Ya eran las diez de la noche cuando Honma llegó a casa, con el álbum bajo el brazo. Estaba exhausto. Se detuvo para tomar aliento en el vestíbulo de su edificio y, de nuevo, en mitad del pasillo de la tercera planta que llevaba a su apartamento. Le extrañó ver que la puerta no estaba cerrada con llave. No reparó en aquel pequeño detalle hasta que giró la llave con la intención de abrir y se percató de que el resultado era el inverso. Al segundo intento, oyó unos pasos acercarse para abrir la puerta desde dentro. Era Isaka.
—¿Has venido a limpiar la casa?
—Hisae volverá tarde de su fiesta de Año Nuevo. Yo estaba muerto de aburrimiento, así que he subido a ver la tele con tu chico. —Isaka parecía algo incómodo, seguramente, porque no decía toda la verdad. Lo más probable era que Makoto hubiera cogido una rabieta, y que Isaka se hubiera negado a dejarlo solo.
—Lo siento —respondió Honma que, bajando el tono de voz, añadió—: ¿Te ha dado mucha guerra?
Isaka negó con la cabeza antes de desviar la mirada hacia la habitación de Makoto.
—Está dormido. Me hizo prometer que no lo despertaría cuando su padre llegase a casa.
—Este niño se ha vuelto loco —sonrió con ironía Honma.
Isaka reprimió una carcajada. Ambos se encaminaron hacia el salón, donde la televisión seguía encendida. Para cuando Honma se sentó, Isaka ya había apagado el aparato y encendido las luces del salón. Isaka miraba a Honma con atención, cual sastre midiendo a un cliente.
—¿Un día duro?
—Demasiados tejemanejes de un tirón. Las cosas se están complicando.

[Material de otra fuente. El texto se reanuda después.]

#ifdef KNNCF_OV_ABL_HOTLOAD
#define KN_OV_ROW(x) 0
#else
#define KN_OV_ROW(x) (x)
#endif
    int tm, tn;
    tile_of(t, tm, tn);
    const bf16_t* Ag = A + (int64_t)KN_OV_ROW(tm) * TB * lda;
    const bf16_t* Bg = B + (int64_t)KN_OV_ROW(tn) * TB * ldb;
    stage_tile_u<TB, WAVES>(Ag, lda2, ring, uwave, voff_a);
    stage_tile_u<TB, WAVES>(Bg, ldb2, ring + TILE_BYTES, uwave, voff_b);
    int slot = 0;
    uint32_t ops = LOADS_PER_STAGE, mark[2] = {LOADS_PER_STAGE, 0u};
    auto wait_for = [&](int s) {
        const uint32_t allow = ops - mark[s];
        if (allow >= 32) asm volatile("s_waitcnt vmcnt(32)" ::: "memory");
        else if (allow >= 28) asm volatile("s_waitcnt vmcnt(28)" ::: "memory");
        else if (allow >= 24) asm volatile("s_waitcnt vmcnt(24)" ::: "memory");
        else if (allow >= 20) asm volatile("s_waitcnt vmcnt(20)" ::: "memory");
        else if (allow >= 16) asm volatile("s_waitcnt vmcnt(16)" ::: "memory");
        else if (allow >= 12) asm volatile("s_waitcnt vmcnt(12)" ::: "memory");
        else if (allow >= 8) asm volatile("s_waitcnt vmcnt(8)" ::: "memory");
        else if (allow >= 4) asm volatile("s_waitcnt vmcnt(4)" ::: "memory");
        else asm volatile("s_waitcnt vmcnt(0)" ::: "memory");
    };
    bool pre_issued = false;
    constexpr bool spread = SPREAD;

    for (;;) {
        const int t_next = t + stride;
        const bool more = t_next < xcd_end;
        int tm2 = 0, tn2 = 0;
        if (more) tile_of(t_next, tm2, tn2);
        const bf16_t* Ag2 = A + (int64_t)KN_OV_ROW(tm2) * TB * lda;
        const bf16_t* Bg2 = B + (int64_t)KN_OV_ROW(tn2) * TB * ldb;

        f32x16 acc[WM][WN];
#pragma unroll
        for (int i = 0; i < WM; ++i)
#pragma unroll
            for (int j = 0; j < WN; ++j)
#pragma unroll
                for (int e = 0; e < 16; ++e) acc[i][j][e] = 0.f;

        for (int kt = 0; kt < k_tiles; ++kt) {
            char* cur = ring + slot * STAGE_BYTES;
            char* nxt = ring + (slot ^ 1) * STAGE_BYTES;
            const bool in_tile = kt + 1 < k_tiles;
            if (kt == 0 && pre_issued) {
                pre_issued = false;
            } else if (in_tile) {
                stage_tile_u<TB, WAVES>(Ag + (int64_t)(kt + 1) * BK, lda2, nxt, uwave, voff_a);
                stage_tile_u<TB, WAVES>(Bg + (int64_t)(kt + 1) * BK, ldb2, nxt + TILE_BYTES, uwave, voff_b);
                ops += LOADS_PER_STAGE;
                mark[slot ^ 1] = ops;
            } else if (more) {
                stage_tile_u<TB, WAVES>(Ag2, lda2, nxt, uwave, voff_a);
                stage_tile_u<TB, WAVES>(Bg2, ldb2, nxt + TILE_BYTES, uwave, voff_b);
                ops += LOADS_PER_STAGE;
                mark[slot ^ 1] = ops;
            }
            wait_for(slot);
            __builtin_amdgcn_s_barrier();
            asm volatile("" ::: "memory");
            {
                const char* ca = cur;
                const char* cb = cur + TILE_BYTES;
                const int arow = wr * (WM * 32) + frow, brow = wc * (WN * 32) + frow;
                bf16x8 b0 = read_frag(cb, brow, fhalf), b1 = read_frag(cb, brow + 32, fhalf);
                bf16x8 a_cur = read_frag(ca, arow, fhalf);
                const bool unit_step = !spread || kt >= 2;
#pragma unroll
                for (int ks = 0; ks < BK / 16; ++ks) {
                    bf16x8 b0n = b0, b1n = b1;
#pragma unroll
                    for (int i = 0; i < WM; ++i) {
                        bf16x8 a_next = a_cur;
                        if (i + 1 < WM) {
                            a_next = read_frag(ca, arow + (i + 1) * 32, ks * 2 + fhalf);
                        } else if (ks + 1 < BK / 16) {
                            a_next = read_frag(ca, arow, (ks + 1) * 2 + fhalf);
                            b0n = read_frag(cb, brow, (ks + 1) * 2 + fhalf);
                            b1n = read_frag(cb, brow + 32, (ks + 1) * 2 + fhalf);
                        }
#ifndef KNNCF_OV_ABL_NOMFMA
                        acc[i][0] = mfma<F16>(b0, a_cur, acc[i][0]);
                        acc[i][1] = mfma<F16>(b1, a_cur, acc[i][1]);
#else
                        acc[i][0][0] += (float)a_cur[0] + (float)b0[0];
                        acc[i][1][0] += (float)a_cur[1] + (float)b1[0];
#endif
                        a_cur = a_next;
                    }
                    b0 = b0n;
                    b1 = b1n;
                    if ((ks == 0 || (ks == 2 && !spread)) && unit_step && unit < UNITS) {
                        ops += (uint32_t)drain_unit(unit);
                        ++unit;
                    }
                }
            }
            asm volatile("s_waitcnt lgkmcnt(0)" ::: "memory");
            __builtin_amdgcn_s_barrier();
            asm volatile("" ::: "memory");
            slot ^= 1;
        }
        if (more && k_tiles >= 2) {
            char* nxt = ring + (slot ^ 1) * STAGE_BYTES;
            stage_tile_u<TB, WAVES>(Ag2 + BK, lda2, nxt, uwave, voff_a);
            stage_tile_u<TB, WAVES>(Bg2 + BK, ldb2, nxt + TILE_BYTES, uwave, voff_b);
            ops += LOADS_PER_STAGE;
            mark[slot ^ 1] = ops;
            pre_issued = true;
        }
        while (unit < UNITS) {
            ops += (uint32_t)drain_unit(unit);
            ++unit;
        }
        ptm = tm;
        ptn = tn;
        auto convert = [&](uint32_t (&R)[WN][8], auto I_) {
            constexpr int I = decltype(I_)::value;
#pragma unroll
            for (int j = 0; j < WN; ++j)
#pragma unroll
                for (int h = 0; h < 8; ++h) {
                    h2 v;
                    v[0] = (_Float16)__builtin_amdgcn_fmed3f(acc[I][j][2 * h], -clamp_hi, clamp_hi);
                    v[1] = (_Float16)__builtin_amdgcn_fmed3f(acc[I][j][2 * h + 1], -clamp_hi, clamp_hi);
                    R[j][h] = __builtin_bit_cast(uint32_t, v);
                }
        };
        {
            uint32_t Q0[WN][8], Q1[WN][8];
            convert(Q0, std::integral_constant<int, 0>{});
            ops += (uint32_t)drain_normal(Q0, 0);
            convert(Q1, std::integral_constant<int, 1>{});
            ops += (uint32_t)drain_normal(Q1, 1);
            ops += (uint32_t)drain_mirror(Q0, Q1, 0, std::integral_constant<int, 0>{});
            ops += (uint32_t)drain_mirror(Q0, Q1, 0, std::integral_constant<int, 1>{});
        }
        convert(P[0], std::integral_constant<int, 2>{});
        convert(P[1], std::integral_constant<int, 3>{});
        unit = 0;
        if (!more) break;
        t = t_next;
        tm = tm2;
        tn = tn2;
        Ag = Ag2;
        Bg = Bg2;
    }
    while (unit < UNITS) {
        (void)drain_unit(unit);
        ++unit;
    }
}

template <bool F16, bool SYM, bool SPREAD>
static void launch_gemm_ov_t(const bf16_t* A, const bf16_t* B, _Float16* C, int64_t M, int64_t N, int64_t K, int64_t lda, int64_t ldb,
                           int64_t ldc, const uint32_t* tile_list, int64_t n_listed, bool clamp, hipStream_t st) {
    constexpr int TB = 256;
    constexpr int SMEM = 2 * TileGeom<TB>::STAGE_BYTES + 8 * 4096;
    static_assert(SMEM <= 160 * 1024, "gemm: LDS plan exceeds the CU's 160 KiB");
    const int64_t tiles = SYM ? n_listed : (M / TB) * (N / TB);
    KN_REQUIRE(tiles > 0 && tiles < (1ll << 31), KNNCF_E_INVALID, "gemm: grid too large");
    static PerDeviceState state;
    const int64_t slots = (int64_t)per_device_at_least(state, 1, [&](size_t) {
        KN_HIP(hipFuncSetAttribute((const void*)k_gemm_nt_ov<F16, SYM, SPREAD>, hipFuncAttributeMaxDynamicSharedMemorySize, SMEM));
        int dev = 0, cus = 0;
        KN_HIP(hipGetDevice(&dev));
        KN_HIP(hipDeviceGetAttribute(&cus, hipDeviceAttributeMultiprocessorCount, dev));
        return (size_t)std::max(1, cus);
    });
    const unsigned grid = (unsigned)(tiles < slots ? tiles : slots);
    k_gemm_nt_ov<F16, SYM, SPREAD><<<grid, 512, SMEM, st>>>(A, B, C, (int)(M / TB), (int)(N / TB), (int)(K / BK), lda, ldb, ldc, tile_list,
                                                    (int)n_listed, clamp ? 1.0f : 65504.0f);
    KN_HIP(hipGetLastError());
}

Honma dejó el álbum de fotos sobre la mesa. Isaka lo miró con curiosidad, antes de preguntar:
—¿Te apetece una cerveza?
Típico de Isaka tentarlo con aquellas cosas. Desde que le dieron el alta en el hospital, Honma se había abstenido de fumar y de beber, aunque últimamente se había relajado un poco. ¿Qué mejor que un pequeño trago para vencer el insomnio? Sobre todo si el alcohol le ahorraba tener que recurrir a los somníferos. Pero ¿justo en aquel momento, como colofón final a un día tan largo? No quería levantarse tarde al día siguiente. Negó con la cabeza.
—De acuerdo, ¿quieres que haga café? —sugirió Isaka, encaminándose hacia la cocina. A Isaka le bastaba un delantal, unos fogones o un escurreplatos, para encontrarse en su elemento. El hombre vivía con su mujer, Hisae, en un apartamento de dos habitaciones en el extremo este de la planta baja. No tenían hijos. Acababa de cumplir los cincuenta ese mismo año, aunque parecía algo mayor. Hisae, de cuarenta y tres, tenía un año más que Honma, pero parecía diez años más joven. Junto a una amiga, dirigía una oficina de diseño de interiores situada en una zona prestigiosa de la ciudad. Tenían tanta demanda que sólo disponía de tiempo libre en las vacaciones de fin de año.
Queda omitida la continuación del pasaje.